**Task to complete:** Below is a listing; restate from it, character for character, the lines beginning at the line holding "template <int kA16Slot>" and ending at the line holding "fast = (pr.flags", both included.

+++ Records to use +++

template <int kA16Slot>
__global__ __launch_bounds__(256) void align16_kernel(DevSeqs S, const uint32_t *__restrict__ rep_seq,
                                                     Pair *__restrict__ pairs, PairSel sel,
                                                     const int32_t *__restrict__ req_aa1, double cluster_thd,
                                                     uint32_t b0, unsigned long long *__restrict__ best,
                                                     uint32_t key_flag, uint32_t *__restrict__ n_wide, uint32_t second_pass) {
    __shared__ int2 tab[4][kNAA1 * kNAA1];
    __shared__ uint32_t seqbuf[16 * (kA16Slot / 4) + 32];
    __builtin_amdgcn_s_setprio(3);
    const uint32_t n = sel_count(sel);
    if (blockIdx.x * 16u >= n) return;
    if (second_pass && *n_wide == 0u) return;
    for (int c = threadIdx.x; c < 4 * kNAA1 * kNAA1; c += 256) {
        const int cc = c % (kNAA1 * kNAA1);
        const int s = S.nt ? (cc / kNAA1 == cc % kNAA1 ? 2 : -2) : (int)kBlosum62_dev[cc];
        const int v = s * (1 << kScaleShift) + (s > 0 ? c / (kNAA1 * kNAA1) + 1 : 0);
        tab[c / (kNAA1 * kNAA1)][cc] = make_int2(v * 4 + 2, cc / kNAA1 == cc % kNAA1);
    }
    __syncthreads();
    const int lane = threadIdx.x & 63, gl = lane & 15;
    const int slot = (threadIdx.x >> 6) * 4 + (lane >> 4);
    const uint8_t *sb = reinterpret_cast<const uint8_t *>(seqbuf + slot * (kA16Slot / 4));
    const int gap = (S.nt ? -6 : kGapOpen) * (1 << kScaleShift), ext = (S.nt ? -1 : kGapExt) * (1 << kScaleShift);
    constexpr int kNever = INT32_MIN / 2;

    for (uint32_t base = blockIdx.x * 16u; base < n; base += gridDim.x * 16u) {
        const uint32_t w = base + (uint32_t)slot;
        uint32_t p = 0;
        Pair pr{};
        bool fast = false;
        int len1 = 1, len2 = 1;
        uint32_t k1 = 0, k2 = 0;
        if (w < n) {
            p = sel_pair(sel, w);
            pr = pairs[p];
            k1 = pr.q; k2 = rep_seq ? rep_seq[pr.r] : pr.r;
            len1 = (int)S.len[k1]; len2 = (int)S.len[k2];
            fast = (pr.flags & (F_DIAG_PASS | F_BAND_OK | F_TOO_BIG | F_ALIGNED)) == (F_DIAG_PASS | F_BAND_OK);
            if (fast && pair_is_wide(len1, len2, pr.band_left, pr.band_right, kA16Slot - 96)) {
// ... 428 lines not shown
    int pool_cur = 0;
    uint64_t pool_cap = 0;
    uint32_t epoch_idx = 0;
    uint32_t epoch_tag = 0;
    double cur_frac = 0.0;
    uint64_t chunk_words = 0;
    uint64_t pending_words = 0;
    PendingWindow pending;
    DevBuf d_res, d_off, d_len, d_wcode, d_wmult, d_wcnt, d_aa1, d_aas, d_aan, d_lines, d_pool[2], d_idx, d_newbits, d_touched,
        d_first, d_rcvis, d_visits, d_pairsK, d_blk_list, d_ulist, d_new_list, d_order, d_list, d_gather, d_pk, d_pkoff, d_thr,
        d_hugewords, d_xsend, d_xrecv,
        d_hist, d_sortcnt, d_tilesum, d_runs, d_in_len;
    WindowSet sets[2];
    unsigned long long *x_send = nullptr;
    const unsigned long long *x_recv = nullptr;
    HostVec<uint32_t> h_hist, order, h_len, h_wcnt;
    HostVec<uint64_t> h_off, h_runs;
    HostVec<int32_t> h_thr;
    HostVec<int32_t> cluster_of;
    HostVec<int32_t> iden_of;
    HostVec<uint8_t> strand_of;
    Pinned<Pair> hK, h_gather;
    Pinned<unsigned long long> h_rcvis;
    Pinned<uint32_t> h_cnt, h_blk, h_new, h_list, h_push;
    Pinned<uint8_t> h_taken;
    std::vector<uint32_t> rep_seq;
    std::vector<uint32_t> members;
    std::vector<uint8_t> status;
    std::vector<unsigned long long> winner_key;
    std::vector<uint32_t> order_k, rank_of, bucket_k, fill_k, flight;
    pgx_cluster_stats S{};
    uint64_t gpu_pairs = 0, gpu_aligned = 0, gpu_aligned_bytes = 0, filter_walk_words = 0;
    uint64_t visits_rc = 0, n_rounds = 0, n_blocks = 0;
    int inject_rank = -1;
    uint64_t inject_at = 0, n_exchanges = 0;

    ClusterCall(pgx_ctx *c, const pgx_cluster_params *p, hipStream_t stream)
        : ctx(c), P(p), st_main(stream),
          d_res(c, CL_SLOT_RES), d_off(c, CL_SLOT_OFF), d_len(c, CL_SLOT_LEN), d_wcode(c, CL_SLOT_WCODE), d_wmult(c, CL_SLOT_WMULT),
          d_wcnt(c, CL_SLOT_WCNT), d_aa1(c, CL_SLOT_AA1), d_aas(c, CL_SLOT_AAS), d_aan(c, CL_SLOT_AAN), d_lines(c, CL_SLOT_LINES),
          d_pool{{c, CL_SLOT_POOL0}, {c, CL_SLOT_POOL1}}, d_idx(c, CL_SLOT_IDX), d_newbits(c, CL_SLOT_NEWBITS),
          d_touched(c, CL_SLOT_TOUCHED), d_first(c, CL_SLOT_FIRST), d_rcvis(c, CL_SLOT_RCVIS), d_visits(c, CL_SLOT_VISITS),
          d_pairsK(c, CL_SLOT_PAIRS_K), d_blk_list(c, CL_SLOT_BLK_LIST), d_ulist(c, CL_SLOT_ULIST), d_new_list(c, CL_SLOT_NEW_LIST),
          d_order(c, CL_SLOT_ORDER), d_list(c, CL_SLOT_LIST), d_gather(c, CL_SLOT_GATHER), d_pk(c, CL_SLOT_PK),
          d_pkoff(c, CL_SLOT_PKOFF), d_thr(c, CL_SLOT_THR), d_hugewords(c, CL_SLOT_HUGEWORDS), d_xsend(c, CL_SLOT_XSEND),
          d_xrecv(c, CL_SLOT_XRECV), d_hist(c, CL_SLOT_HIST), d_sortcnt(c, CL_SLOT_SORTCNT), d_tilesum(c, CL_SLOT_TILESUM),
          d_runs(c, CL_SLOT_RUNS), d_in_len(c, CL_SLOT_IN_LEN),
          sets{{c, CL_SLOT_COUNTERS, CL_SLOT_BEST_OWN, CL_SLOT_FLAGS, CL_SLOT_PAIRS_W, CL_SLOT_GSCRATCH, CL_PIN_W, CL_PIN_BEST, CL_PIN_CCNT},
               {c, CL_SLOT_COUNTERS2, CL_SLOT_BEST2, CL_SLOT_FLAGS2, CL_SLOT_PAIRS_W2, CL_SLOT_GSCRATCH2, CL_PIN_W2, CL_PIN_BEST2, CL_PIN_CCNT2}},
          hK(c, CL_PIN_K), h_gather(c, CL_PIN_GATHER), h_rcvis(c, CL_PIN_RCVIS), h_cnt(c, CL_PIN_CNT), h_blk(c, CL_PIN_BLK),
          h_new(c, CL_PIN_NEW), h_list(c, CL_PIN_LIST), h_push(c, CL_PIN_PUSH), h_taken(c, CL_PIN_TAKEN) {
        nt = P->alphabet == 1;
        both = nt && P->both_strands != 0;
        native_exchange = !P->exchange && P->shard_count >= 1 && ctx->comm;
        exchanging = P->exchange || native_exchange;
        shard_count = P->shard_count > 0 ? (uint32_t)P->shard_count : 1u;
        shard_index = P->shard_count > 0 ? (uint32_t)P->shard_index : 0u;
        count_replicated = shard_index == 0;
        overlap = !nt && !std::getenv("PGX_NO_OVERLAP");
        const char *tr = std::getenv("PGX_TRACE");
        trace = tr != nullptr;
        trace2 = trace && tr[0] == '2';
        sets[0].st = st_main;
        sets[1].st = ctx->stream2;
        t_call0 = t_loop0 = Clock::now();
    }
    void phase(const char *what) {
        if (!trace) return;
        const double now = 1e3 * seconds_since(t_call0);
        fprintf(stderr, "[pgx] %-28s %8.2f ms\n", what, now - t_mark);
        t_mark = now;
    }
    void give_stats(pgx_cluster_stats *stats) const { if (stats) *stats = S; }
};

+++
+++ Records to use +++

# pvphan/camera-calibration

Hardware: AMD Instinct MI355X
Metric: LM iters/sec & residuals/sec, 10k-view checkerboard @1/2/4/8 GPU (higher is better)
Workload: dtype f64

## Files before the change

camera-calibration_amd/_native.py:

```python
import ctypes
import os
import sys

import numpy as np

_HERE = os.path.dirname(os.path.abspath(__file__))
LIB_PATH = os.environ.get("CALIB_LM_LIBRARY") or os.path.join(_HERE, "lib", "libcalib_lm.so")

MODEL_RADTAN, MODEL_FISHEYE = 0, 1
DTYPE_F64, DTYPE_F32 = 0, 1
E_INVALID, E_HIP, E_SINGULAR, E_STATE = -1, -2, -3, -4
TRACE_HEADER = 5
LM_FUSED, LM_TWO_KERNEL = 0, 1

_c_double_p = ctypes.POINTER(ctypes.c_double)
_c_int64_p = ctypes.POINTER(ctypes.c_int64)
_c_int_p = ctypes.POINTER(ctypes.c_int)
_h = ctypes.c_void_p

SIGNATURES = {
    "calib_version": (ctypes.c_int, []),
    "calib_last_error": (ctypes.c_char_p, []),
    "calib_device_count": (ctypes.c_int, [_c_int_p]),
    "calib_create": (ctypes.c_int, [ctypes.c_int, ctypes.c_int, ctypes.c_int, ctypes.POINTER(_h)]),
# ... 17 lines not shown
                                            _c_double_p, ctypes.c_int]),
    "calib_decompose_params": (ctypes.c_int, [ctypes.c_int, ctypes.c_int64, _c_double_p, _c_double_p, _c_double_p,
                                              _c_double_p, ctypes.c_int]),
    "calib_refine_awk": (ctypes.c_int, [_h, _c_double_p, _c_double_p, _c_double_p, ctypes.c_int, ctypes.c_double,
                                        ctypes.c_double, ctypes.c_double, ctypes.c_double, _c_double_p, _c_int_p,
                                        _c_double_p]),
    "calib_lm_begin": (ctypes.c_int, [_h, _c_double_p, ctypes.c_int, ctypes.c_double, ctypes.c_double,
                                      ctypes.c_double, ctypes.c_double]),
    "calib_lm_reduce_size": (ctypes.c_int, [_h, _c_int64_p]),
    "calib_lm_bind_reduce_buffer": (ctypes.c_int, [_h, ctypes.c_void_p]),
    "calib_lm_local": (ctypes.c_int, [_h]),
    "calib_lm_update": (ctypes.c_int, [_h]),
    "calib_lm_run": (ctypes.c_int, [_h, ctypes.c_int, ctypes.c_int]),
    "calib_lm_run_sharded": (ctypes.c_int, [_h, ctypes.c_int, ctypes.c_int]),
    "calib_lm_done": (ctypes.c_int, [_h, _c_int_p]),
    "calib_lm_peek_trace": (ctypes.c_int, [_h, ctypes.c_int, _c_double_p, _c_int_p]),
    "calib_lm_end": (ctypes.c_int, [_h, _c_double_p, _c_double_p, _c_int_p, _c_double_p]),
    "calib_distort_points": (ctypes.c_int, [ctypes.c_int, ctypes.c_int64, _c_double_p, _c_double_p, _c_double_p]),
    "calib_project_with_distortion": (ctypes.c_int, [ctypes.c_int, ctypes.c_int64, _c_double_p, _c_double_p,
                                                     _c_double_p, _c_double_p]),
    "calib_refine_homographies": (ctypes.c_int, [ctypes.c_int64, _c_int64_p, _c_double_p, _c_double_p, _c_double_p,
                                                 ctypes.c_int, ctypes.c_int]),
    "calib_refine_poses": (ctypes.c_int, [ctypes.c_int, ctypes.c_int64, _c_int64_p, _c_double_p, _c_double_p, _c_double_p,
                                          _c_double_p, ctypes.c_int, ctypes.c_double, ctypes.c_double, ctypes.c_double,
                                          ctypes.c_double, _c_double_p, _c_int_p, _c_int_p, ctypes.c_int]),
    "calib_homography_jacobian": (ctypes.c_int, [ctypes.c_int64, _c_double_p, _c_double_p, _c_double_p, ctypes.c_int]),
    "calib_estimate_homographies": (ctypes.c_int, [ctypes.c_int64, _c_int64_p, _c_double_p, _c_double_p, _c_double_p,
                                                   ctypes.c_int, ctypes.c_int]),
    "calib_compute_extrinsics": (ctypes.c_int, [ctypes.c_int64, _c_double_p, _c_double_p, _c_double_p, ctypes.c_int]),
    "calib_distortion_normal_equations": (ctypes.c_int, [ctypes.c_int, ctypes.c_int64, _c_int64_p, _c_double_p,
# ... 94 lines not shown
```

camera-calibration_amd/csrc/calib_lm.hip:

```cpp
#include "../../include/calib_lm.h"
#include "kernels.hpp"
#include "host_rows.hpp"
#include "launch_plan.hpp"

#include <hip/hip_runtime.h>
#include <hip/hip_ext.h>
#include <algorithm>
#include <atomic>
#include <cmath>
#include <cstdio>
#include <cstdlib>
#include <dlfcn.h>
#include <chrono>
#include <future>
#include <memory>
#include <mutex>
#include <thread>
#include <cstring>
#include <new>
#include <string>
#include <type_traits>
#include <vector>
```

+++
+++ Records to use +++

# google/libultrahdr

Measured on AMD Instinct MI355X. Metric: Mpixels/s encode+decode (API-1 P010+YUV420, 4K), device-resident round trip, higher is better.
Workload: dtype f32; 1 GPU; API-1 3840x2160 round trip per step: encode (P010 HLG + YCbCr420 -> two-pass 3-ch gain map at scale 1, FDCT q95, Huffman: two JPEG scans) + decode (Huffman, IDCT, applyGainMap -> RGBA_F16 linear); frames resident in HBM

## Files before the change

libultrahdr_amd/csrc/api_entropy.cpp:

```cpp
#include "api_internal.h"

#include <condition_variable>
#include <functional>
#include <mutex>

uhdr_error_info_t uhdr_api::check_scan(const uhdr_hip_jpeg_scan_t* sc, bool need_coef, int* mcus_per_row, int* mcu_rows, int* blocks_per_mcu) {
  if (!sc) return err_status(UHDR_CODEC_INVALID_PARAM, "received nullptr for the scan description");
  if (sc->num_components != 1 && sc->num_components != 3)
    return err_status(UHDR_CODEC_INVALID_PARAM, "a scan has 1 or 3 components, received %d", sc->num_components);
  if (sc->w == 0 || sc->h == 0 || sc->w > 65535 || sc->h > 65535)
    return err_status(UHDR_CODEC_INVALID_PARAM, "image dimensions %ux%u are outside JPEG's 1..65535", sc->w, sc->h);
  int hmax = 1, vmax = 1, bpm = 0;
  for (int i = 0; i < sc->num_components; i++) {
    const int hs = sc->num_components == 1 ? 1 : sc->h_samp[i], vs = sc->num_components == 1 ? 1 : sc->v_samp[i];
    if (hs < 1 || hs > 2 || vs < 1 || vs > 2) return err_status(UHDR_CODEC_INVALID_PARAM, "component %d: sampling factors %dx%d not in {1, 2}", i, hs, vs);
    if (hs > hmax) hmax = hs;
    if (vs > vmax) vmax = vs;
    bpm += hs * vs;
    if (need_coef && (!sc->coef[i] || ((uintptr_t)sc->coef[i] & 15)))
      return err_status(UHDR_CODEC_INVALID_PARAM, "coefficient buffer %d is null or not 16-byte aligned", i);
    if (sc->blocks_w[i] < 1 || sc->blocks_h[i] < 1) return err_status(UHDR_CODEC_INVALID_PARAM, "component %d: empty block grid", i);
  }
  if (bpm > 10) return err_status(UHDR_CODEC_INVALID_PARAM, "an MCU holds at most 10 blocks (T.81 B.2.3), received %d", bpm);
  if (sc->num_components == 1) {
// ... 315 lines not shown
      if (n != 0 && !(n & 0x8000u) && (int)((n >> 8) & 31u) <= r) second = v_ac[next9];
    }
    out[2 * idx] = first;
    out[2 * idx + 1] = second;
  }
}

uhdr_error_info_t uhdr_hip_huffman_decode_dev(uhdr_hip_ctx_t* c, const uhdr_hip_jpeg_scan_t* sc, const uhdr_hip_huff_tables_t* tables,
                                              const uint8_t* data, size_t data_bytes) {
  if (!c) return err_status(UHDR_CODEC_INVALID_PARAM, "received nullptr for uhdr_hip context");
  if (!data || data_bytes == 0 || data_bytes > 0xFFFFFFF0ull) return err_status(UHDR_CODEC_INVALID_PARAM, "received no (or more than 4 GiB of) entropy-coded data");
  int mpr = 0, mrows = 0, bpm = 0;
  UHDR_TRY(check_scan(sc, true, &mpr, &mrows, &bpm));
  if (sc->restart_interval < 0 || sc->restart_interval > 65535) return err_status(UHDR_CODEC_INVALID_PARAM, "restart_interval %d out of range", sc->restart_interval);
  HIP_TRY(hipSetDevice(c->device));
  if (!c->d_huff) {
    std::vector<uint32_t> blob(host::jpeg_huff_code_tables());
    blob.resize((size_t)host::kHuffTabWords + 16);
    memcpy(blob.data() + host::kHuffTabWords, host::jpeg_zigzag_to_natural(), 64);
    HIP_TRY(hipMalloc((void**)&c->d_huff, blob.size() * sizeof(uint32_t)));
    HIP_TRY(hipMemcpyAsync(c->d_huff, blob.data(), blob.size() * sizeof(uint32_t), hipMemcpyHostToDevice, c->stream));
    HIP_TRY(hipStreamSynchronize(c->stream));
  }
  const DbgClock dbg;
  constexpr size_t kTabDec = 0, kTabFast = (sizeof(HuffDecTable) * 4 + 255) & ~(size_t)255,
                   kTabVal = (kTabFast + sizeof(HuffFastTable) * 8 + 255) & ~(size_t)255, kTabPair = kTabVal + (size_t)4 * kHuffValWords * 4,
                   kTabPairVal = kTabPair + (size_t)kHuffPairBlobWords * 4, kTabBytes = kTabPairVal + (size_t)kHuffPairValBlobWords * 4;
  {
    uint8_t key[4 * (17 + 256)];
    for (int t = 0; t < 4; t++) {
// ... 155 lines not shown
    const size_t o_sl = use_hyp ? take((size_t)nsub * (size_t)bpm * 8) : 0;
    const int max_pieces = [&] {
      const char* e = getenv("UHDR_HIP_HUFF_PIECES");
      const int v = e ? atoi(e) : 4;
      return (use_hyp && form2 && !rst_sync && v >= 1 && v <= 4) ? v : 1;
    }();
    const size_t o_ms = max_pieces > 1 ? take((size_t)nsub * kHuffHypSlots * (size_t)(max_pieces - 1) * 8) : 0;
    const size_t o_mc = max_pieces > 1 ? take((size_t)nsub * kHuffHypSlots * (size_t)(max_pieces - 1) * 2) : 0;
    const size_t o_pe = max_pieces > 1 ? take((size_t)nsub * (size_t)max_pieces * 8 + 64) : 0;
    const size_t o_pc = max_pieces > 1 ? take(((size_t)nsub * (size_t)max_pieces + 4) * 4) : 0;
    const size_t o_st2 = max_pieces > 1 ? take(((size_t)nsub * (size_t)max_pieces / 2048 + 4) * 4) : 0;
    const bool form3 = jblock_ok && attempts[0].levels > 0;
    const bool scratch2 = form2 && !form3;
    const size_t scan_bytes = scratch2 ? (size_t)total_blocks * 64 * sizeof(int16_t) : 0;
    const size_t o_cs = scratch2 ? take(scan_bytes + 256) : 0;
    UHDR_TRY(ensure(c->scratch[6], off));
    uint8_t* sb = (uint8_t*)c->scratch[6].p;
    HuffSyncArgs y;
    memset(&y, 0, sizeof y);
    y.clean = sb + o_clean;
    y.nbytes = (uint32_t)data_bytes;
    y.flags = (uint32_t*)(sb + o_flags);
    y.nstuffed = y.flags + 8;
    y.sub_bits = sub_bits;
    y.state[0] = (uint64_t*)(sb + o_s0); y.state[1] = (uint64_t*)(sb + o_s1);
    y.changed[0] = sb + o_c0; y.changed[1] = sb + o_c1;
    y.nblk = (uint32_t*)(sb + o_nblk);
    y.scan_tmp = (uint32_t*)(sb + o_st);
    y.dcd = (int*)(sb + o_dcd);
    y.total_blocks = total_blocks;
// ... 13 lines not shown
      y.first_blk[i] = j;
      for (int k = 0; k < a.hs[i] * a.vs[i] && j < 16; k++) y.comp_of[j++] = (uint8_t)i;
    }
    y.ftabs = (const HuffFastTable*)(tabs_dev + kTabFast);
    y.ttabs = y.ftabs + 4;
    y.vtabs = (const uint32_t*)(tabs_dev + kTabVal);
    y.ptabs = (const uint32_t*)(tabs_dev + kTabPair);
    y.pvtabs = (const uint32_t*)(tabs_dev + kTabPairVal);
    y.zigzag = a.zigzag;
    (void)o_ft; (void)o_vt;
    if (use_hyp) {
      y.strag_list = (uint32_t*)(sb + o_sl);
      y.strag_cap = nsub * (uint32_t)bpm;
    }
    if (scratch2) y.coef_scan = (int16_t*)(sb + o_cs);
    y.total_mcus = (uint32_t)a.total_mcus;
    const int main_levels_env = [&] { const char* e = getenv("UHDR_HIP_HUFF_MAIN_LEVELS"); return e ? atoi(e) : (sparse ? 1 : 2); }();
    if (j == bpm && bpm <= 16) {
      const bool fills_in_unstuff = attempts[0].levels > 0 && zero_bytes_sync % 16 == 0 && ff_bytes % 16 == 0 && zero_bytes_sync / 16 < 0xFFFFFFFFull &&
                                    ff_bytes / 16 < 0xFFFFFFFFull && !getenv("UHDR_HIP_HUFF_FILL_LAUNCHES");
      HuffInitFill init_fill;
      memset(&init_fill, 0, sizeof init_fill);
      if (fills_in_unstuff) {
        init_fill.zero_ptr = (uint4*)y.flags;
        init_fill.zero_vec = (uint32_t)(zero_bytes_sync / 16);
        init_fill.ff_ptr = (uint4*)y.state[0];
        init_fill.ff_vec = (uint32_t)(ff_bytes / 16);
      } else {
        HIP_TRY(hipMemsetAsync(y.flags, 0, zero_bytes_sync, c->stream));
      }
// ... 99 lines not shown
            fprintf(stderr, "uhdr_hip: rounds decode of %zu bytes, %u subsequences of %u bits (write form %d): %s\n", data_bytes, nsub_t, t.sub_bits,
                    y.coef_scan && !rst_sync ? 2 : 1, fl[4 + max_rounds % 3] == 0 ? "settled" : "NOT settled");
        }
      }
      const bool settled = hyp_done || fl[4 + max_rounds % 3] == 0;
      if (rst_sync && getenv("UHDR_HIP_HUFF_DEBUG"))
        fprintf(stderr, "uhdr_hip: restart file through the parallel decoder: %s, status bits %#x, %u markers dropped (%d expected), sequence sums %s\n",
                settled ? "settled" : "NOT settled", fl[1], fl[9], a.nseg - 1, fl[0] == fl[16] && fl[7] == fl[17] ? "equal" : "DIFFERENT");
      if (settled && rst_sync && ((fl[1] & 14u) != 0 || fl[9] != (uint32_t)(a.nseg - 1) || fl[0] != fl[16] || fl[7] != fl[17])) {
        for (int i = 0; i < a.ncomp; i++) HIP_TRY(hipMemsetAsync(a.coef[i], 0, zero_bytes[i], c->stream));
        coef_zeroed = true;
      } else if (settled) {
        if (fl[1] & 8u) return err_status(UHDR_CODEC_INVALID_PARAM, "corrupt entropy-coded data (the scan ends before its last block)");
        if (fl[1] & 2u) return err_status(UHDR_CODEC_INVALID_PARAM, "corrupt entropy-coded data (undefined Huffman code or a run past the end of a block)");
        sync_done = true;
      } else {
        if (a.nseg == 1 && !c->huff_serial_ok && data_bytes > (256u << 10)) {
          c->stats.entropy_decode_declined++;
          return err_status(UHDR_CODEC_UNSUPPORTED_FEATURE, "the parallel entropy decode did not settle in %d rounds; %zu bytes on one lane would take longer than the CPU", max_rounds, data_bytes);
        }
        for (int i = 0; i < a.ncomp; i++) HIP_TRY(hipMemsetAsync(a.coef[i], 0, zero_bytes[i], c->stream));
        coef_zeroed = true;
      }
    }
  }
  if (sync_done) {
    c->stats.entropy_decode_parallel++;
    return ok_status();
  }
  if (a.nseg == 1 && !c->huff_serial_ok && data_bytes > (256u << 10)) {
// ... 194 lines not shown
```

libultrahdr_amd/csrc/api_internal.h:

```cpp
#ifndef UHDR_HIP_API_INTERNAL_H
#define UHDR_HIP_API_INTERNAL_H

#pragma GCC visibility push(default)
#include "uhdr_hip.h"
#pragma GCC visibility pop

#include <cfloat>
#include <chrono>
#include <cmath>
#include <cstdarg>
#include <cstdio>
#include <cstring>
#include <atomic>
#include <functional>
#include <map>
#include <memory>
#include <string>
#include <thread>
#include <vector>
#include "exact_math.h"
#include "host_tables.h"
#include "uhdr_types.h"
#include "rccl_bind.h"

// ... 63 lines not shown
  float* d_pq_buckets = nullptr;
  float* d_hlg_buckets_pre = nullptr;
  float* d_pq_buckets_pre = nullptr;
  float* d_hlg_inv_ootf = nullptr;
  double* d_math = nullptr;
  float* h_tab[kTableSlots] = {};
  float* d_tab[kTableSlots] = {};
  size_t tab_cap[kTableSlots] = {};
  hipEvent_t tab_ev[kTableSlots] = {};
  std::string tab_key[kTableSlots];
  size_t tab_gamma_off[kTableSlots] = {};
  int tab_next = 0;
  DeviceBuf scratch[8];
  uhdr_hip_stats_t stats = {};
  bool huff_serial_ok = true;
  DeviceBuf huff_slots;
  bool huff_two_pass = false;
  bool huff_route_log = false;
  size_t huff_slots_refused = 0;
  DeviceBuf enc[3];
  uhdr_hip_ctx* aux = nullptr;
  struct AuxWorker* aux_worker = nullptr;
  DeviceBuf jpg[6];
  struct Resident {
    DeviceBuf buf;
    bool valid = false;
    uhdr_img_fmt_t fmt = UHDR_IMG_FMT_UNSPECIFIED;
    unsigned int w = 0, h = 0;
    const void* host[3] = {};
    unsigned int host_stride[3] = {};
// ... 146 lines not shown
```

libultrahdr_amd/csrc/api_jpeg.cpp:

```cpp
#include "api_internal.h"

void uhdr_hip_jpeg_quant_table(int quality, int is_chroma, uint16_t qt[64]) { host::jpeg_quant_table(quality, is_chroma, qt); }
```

+++

**Response to the task:**
template <int kA16Slot>
__global__ __launch_bounds__(256) void align16_kernel(DevSeqs S, const uint32_t *__restrict__ rep_seq,
                                                     Pair *__restrict__ pairs, PairSel sel,
                                                     const int32_t *__restrict__ req_aa1, double cluster_thd,
                                                     uint32_t b0, unsigned long long *__restrict__ best,
                                                     uint32_t key_flag, uint32_t *__restrict__ n_wide, uint32_t second_pass) {
    __shared__ int2 tab[4][kNAA1 * kNAA1];
    __shared__ uint32_t seqbuf[16 * (kA16Slot / 4) + 32];
    __builtin_amdgcn_s_setprio(3);
    const uint32_t n = sel_count(sel);
    if (blockIdx.x * 16u >= n) return;
    if (second_pass && *n_wide == 0u) return;
    for (int c = threadIdx.x; c < 4 * kNAA1 * kNAA1; c += 256) {
        const int cc = c % (kNAA1 * kNAA1);
        const int s = S.nt ? (cc / kNAA1 == cc % kNAA1 ? 2 : -2) : (int)kBlosum62_dev[cc];
        const int v = s * (1 << kScaleShift) + (s > 0 ? c / (kNAA1 * kNAA1) + 1 : 0);
        tab[c / (kNAA1 * kNAA1)][cc] = make_int2(v * 4 + 2, cc / kNAA1 == cc % kNAA1);
    }
    __syncthreads();
    const int lane = threadIdx.x & 63, gl = lane & 15;
    const int slot = (threadIdx.x >> 6) * 4 + (lane >> 4);
    const uint8_t *sb = reinterpret_cast<const uint8_t *>(seqbuf + slot * (kA16Slot / 4));
    const int gap = (S.nt ? -6 : kGapOpen) * (1 << kScaleShift), ext = (S.nt ? -1 : kGapExt) * (1 << kScaleShift);
    constexpr int kNever = INT32_MIN / 2;

    for (uint32_t base = blockIdx.x * 16u; base < n; base += gridDim.x * 16u) {
        const uint32_t w = base + (uint32_t)slot;
        uint32_t p = 0;
        Pair pr{};
        bool fast = false;
        int len1 = 1, len2 = 1;
        uint32_t k1 = 0, k2 = 0;
        if (w < n) {
            p = sel_pair(sel, w);
            pr = pairs[p];
            k1 = pr.q; k2 = rep_seq ? rep_seq[pr.r] : pr.r;
            len1 = (int)S.len[k1]; len2 = (int)S.len[k2];
            fast = (pr.flags & (F_DIAG_PASS | F_BAND_OK | F_TOO_BIG | F_ALIGNED)) == (F_DIAG_PASS | F_BAND_OK);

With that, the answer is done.